# Paid shots from the Reds Game



## jlykins (May 31, 2008)

A guy I work with hired me to take some photos of a particular player at the Reds game last night. He gave me what I feel is a substantial amount of money to get these shots. Anyway, He wants to print them in the neighborhood of 16x20 and hang them in his sports room. Hope I didn't dissapoint.


----------



## Rachelsne (May 31, 2008)

I think most stadiums and teams dont allow you to take pictures of players and sell them.... I might be wrong though

I like the last one best


----------



## astrostu (May 31, 2008)

What ISO did you use?  They look a tad noisy to me.


----------



## jlykins (May 31, 2008)

astrostu said:


> What ISO did you use? They look a tad noisy to me.


 

It was 400. I think you're right, they do look a tad noisy, They're strait out of the camera without any noise filtering. I think I'm going to run them through noise ninja.


----------



## craig (May 31, 2008)

Again.
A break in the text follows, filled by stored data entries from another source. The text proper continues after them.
# JelleAalbers/blueice

Hardware: AMD Instinct MI355X
Metric: likelihood evals/sec (and GB/s vs HBM peak), 4-src 5^3-anchor 100^3-bin model (higher is better)
Workload: dtype f64; 1 GPU; C2: 4 sources, 3 shape params (5^3 anchors), 100^3 bins; step = one batched call (one kernel launch) of 8 independent dense evaluations, each against its own dataset, in grid cells that share no anchor (no byte re-used), tensor replicated per GPU; device=gfx950:sramecc+:xnack-, gather=none (one process), backend_requested=rccl, backend_explicit=False, gather_kind=none (one process)

## Files before the change

blueice_amd/_capi.py:

```python
import ctypes as C
import os

import numpy as np

from .exceptions import DeviceError

_HERE = os.path.dirname(os.path.abspath(__file__))
LIB_PATH = os.environ.get('BLUEICE_AMD_LIB') or os.path.join(_HERE, 'lib', 'libblueice_hip.so')

ST_OUT_OF_BOUNDS, ST_UNPHYSICAL, ST_BB_ROOT1, ST_BB_NEG, ST_BAD_DATASET, ST_INTERNAL = 1, 2, 4, 8, 16, 32
ERR_INVALID, ERR_HIP, ERR_STATE, ERR_NOMEM = -1, -2, -3, -4

_p = C.c_void_p
_i32, _i64, _f64 = C.c_int32, C.c_int64, C.c_double
_pd = C.POINTER(C.c_double)

SIGNATURES = {
    'bi_create': (C.c_int, [C.c_int, C.POINTER(_p)]),
    'bi_destroy': (None, [_p]),
    'bi_last_error': (C.c_char_p, [_p]),
    'bi_version': (C.c_char_p, []),
    'bi_device_info': (C.c_int, [_p, C.c_char_p, C.c_char_p, C.c_int, C.POINTER(C.c_int), C.POINTER(_i64)]),
    'bi_upload_model': (C.c_int, [_p, C.c_int, _p, _p, C.c_int, _i64, _p, _p, _p, C.c_int]),
    'bi_model_begin': (C.c_int, [_p, C.c_int, _p, _p, C.c_int, _i64, C.c_int]),
# ... 4 lines not shown
    'bi_set_allow_negative': (C.c_int, [_p, _p]),
    'bi_upload_counts': (C.c_int, [_p, _i64, _p]),
    'bi_set_analysis_space': (C.c_int, [_p, C.c_int, _p, _p]),
    'bi_upload_events': (C.c_int, [_p, _i64, _p]),
    'bi_histogram_events': (C.c_int, [_p, C.c_int, _p, _p, _i64, _p, _p]),
    'bi_score_events': (C.c_int, [_p, _p, C.c_int, C.c_int, _p, _p, _i64, _p, C.c_double]),
    'bi_set_unbinned': (C.c_int, [_p, _f64]),
    'bi_simulate_events': (C.c_int, [_p, _p, _p, _p, C.c_int, C.c_int, _p, _p, C.c_uint64, C.c_double, _p]),
    'bi_score_event_sets': (C.c_int, [_p, _p, C.c_int, C.c_int, _p, _p, _i64, _p, _p, C.c_double]),
    'bi_simulate_event_toys': (C.c_int, [_p, _p, _p, _p, C.c_int, C.c_int, _p, _p, _i64, C.c_uint64, C.c_double, _p]),
    'bi_set_event_sets': (C.c_int, [_p, _i64, _p]),
    'bi_event_set_offsets': (C.c_int, [_p, _p]),
    'bi_event_set_counts': (C.c_int, [_p, _p]),
    'bi_event_set_count': (_i64, [_p]),
    'bi_download_event_set': (C.c_int, [_p, _i64, _p]),
    'bi_download_events': (C.c_int, [_p, _p, _p]),
    'bi_simulated_event_count': (_i64, [_p]),
    'bi_generate_toys': (C.c_int, [_p, _p, _p, _i64, C.c_uint64]),
    'bi_generate_toys_points': (C.c_int, [_p, _i64, _p, _p, _p, C.c_uint64, _p]),
    'bi_download_counts': (C.c_int, [_p, _i64, _p]),
    'bi_eval': (C.c_int, [_p, _i64, _p, _p, _p, _p, _p]),
    'bi_eval_grad': (C.c_int, [_p, _i64, _p, _p, _p, _p, _p, _p]),
    'bi_eval_hess': (C.c_int, [_p, _i64, _p, _p, _p, _p, _p, _p, _p]),
    'bi_eval_gof': (C.c_int, [_p, _i64, _p, _p, _p, _p, _p, _p]),
    'bi_expected_counts': (C.c_int, [_p, _i64, _p, _p, C.c_int, _p]),
    'bi_set_coarse_binning': (C.c_int, [_p, C.c_int, _p, _p, _p, C.POINTER(_i64)]),
    'bi_expected_coarse': (C.c_int, [_p, _i64, _p, _p, C.c_int, _p, _p]),
    'bi_expected_coarse_jacobian': (C.c_int, [_p, _i64, _p, _p, _p, _p, _p]),
    'bi_coarse_counts': (C.c_int, [_p, _i64, _p, _p]),
    'bi_set_real_counts': (C.c_int, [_p, _i64, _p]),
    'bi_set_asimov_counts': (C.c_int, [_p, _i64, _p, _p]),
    'bi_real_count_sets': (_i64, [_p]),
    'bi_download_real_counts': (C.c_int, [_p, _i64, _p]),
    'bi_eval_real': (C.c_int, [_p, _i64, _p, _p, _p, _p, _p, _p]),
    'bi_eval_fisher': (C.c_int, [_p, _i64, _p, _p, _p, _p, _p, _p]),
    'bi_fisher_variant': (C.c_int, [C.c_int, C.POINTER(C.c_int), C.POINTER(C.c_int)]),
    'bi_minimize_batched': (C.c_int, [_p, _p, _i64, C.c_int, _p, _p, _p, _p, _p, C.c_double, C.c_int, _p, _p, _p, _p]),
    'bi_fit_batched': (C.c_int, [_p, _i64, C.c_int, _p, _p, _p, _p, _p, _p, _p, _p, _p, _p, _p, C.c_double, C.c_int, _p, _p, _p, _p]),
    'bi_fit_batched_gauss': (C.c_int, [_p, _i64, C.c_int, _p, _p, _p, _p, _p, _p, _p, _p, _p, _p, _p, C.c_double, C.c_int, _p, _p, _p,
                                       _p, _p, _p, _p]),
    'bi_fit_batched_real': (C.c_int, [_p, _i64, C.c_int, _p, _p, _p, _p, _p, _p, _p, _p, _p, _p, _p, C.c_double, C.c_int, _p, _p, _p,
                                      _p, _p, _p, _p]),
    'bi_factored_begin': (C.c_int, [_p, C.c_int, _p, _p, C.c_int, _i64, _p, _p]),
    'bi_factored_set_anchor': (C.c_int, [_p, C.c_int, _i64, _p, C.c_double]),
    'bi_factored_end': (C.c_int, [_p]),
    'bi_factored_set_counts': (C.c_int, [_p, _i64, _p]),
    'bi_eval_factored': (C.c_int, [_p, _i64, _p, _p, _p, _p, _p, _p]),
    'bi_eval_sourcewise_hess': (C.c_int, [_p, _i64, _p, _p, _p, _p, _p, _p, _p]),
    'bi_eval_sourcewise_fisher': (C.c_int, [_p, _i64, _p, _p, _p, _p, _p, _p]),
    'bi_fit_batched_factored': (C.c_int, [_p, _i64, C.c_int, _p, _p, _p, _p, _p, _p, _p, _p, _p, _p, _p, C.c_double, C.c_int, _p, _p, _p,
                                          _p, _p, _p, _p]),
    'bi_sample_stretch': (C.c_int, [_p, _i64, C.c_int, C.c_int, _p, _p, _p, _p, _p, _p, _p, _p, _p, _i64, C.c_double, C.c_uint64, _i64,
                                    _p, _p, _p, _p]),
    'bi_sample_stretch_gauss': (C.c_int, [_p, _i64, C.c_int, C.c_int, _p, _p, _p, _p, _p, _p, _p, _p, _p, _i64, C.c_double, C.c_uint64, _i64,
                                          _p, _p, _p, _p, _p, _p, _p]),
    'bi_grid_reduce': (C.c_int, [_p, _i64, _p, C.c_int, C.c_int, _p, _p, _p, _p, _p, _p, _p, _p, _p, _i64, _p, _p, _p, _p]),
    'bi_eval_datasets': (C.c_int, [_p, _p, _p, _i64, _i64, _p, _p]),
    'bi_eval_datasets_points': (C.c_int, [_p, _i64, _p, _p, _i64, _i64, _p, _p]),
    'bi_eval_datasets_points_device': (C.c_int, [_p, _i64, _p, _p, _i64, _i64, _p, _p]),
    'bi_interpolate': (C.c_int, [_p, C.c_int, _p, _p]),
    'bi_eval_full': (C.c_int, [_p, _p, _p, _i64, _p, _p, _p, _p]),
    'bi_plan_points': (C.c_int, [_p, _i64, _p, _p, _p, C.POINTER(_p)]),
    'bi_run_plan': (C.c_int, [_p, _p, _p]),
    'bi_plan_points_share': (C.c_int, [_p, _i64, _p, _p, _p, C.c_int, C.c_int, C.POINTER(_p)]),
    'bi_plan_points_resident': (C.c_int, [_p, _i64, _p, _p, _p, C.c_int, C.c_int, C.POINTER(_p)]),
    'bi_plan_share_info': (C.c_int, [_p, C.POINTER(_i64), C.POINTER(_i64), C.POINTER(_i64)]),
    'bi_plan_unsort': (C.c_int, [_p, _p, _p, _i64, _p]),
    'bi_plan_read': (C.c_int, [_p, _p, _p, _p]),
    'bi_plan_status': (C.c_int, [_p, _p, C.POINTER(_i32)]),
    'bi_plan_bytes': (_i64, [_p]),
    'bi_plan_launches': (_i64, [_p]),
    'bi_plan_destroy': (None, [_p, _p]),
    'bi_sync': (C.c_int, [_p]),
    'bi_stream': (_p, [_p]),
    'bi_eval_begin': (C.c_int, [_p, _p, _p, _i64]),
    'bi_eval_end': (C.c_int, [_p, _p, _p]),
    'bi_eval_datasets_device': (C.c_int, [_p, _p, _p, _i64, _i64, _p, _p]),
    'bi_counts_to_dense': (C.c_int, [_p]),
    'bi_device_alloc': (C.c_int, [_p, _i64, C.POINTER(_p)]),
    'bi_device_free': (C.c_int, [_p, _p]),
    'bi_memcpy_to_host': (C.c_int, [_p, _p, _p, _i64]),
    'bi_memcpy_to_device': (C.c_int, [_p, _p, _p, _i64]),
    'bi_selftest_log': (C.c_int, [_p, _i64, _p, _p]),
    'bi_selftest_sort': (C.c_int, [_p, C.c_int, _i64, _p, _p, C.c_int, C.c_int, _p, _p]),
    'bi_selftest_scan': (C.c_int, [_p, C.c_int, _i64, _p, _i64, _p]),
    'bi_selftest_grid_reduce': (C.c_int, [_p, _i64, _i64, _i64, _p, _p, _p, _p, _p]),
    'bi_measure_read_bandwidth': (C.c_int, [_p, C.c_int, C.c_int, C.c_int, _p]),
    'bi_measure_stream_bandwidth': (C.c_int, [_p, C.c_int, C.c_int, C.c_int, C.c_int, C.c_int, _p]),
    'bi_measure_copy_bandwidth': (C.c_int, [_p, _i64, C.c_int, _p]),
    'bi_profile_enable': (C.c_int, [_p, C.c_int]),
    'bi_profile_read': (C.c_int, [_p, C.POINTER(_i64), C.POINTER(_f64)]),
    'bi_set_param': (C.c_int, [_p, C.c_char_p, _i64]),
    'bi_get_param': (_i64, [_p, C.c_char_p]),
    'bi_list_params': (C.c_int, [C.c_char_p, C.c_int]),
}
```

Are you allowed to take photos of the players and sell them? Do you have some shots where we can see the players face?

Love & Bass


----------



## jlykins (Jun 1, 2008)

craig said:


> Again. Are you allowed to take photos of the players and sell them? Do you have some shots where we can see the players face?
> 
> Love & Bass


 
I don't think that you can take photos and sell them. I don't have any of him from the front because the "customer" was very specific on the shots that he wanted. He wants "action" or in "the ready stance" pictures that he can read his name. That's what I got for him. I guess it really is against their rules to take the photos and sell them, but since I'm not going to be selling them to the public just delivering them to the guy that commissioned me I won't have to worrry about it.


----------



## D-50 (Jun 1, 2008)

What you did is 100% illegal but your right you will most likely not get caught since you are not activly marketing them for sale.


----------



## jlykins (Jun 1, 2008)

D-50 said:


> What you did is 100% illegal but your right you will most likely not get caught since you are not activly marketing them for sale.


 

I don't make it a habit to break the law, and/or do things that give photographers a bad name, so I won't be taking on a job like this again.


----------



## JimmyO (Jun 1, 2008)

Very nice shots
Completly irrelavent but some guy/kid joined TPF looking to pay someone for some particular shots. Everyone thought it was a scam but i decided to check it out. Basicly he was in some kind of photography class and had a project to do. So i had to take some pics showing different DOF, with and without flash, and from different angle. It was only like 30 shots total. Easiest 100 bucks ive ever made in my life =)


----------



## jlykins (Jun 1, 2008)

JimmyO said:


> Very nice shots
> Completly irrelavent but some guy/kid joined TPF looking to pay someone for some particular shots. Everyone thought it was a scam but i decided to check it out. Basicly he was in some kind of photography class and had a project to do. So i had to take some pics showing different DOF, with and without flash, and from different angle. It was only like 30 shots total. Easiest 100 bucks ive ever made in my life =)


 

That's pretty cool.  I was glad to take the shots for him, as a matter of fact I prolly would have just done it for free for him if he had asked(I was already going to the game anyway), but he offered up the money so I took it.


----------



## D-50 (Jun 1, 2008)

> Very nice shots
> Completly irrelavent but some guy/kid joined TPF looking to pay someone for some particular shots. Everyone thought it was a scam but i decided to check it out. Basicly he was in some kind of photography class and had a project to do. So i had to take some pics showing different DOF, with and without flash, and from different angle. It was only like 30 shots total. Easiest 100 bucks ive ever made in my life =)


 
So you essentialy did this person's project for them.  Good for you that you made some money but money is not everything, there is a point where you need to ask if you are behaving ethically but everyone has different beliefs and ethics so its for you to determine where that line is.


----------



## JimmyO (Jun 1, 2008)

D-50 said:


> So you essentialy did this person's project for them.  Good for you that you made some money but money is not everything, there is a point where you need to ask if you are behaving ethically but everyone has different beliefs and ethics so its for you to determine where that line is.



Agreed
Thanks for the input



> That's pretty cool. I was glad to take the shots for him, as a matter of fact I prolly would have just done it for free for him if he had asked(I was already going to the game anyway), but he offered up the money so I took it.



Nice
Ive have a new found love of going to games (Phillies) now that im into photography, theres always so much going on.


----------



## Josh66 (Jun 1, 2008)

jlykins said:


> I don't make it a habit to break the law, and/or do things that give photographers a bad name, so I won't be taking on a job like this again.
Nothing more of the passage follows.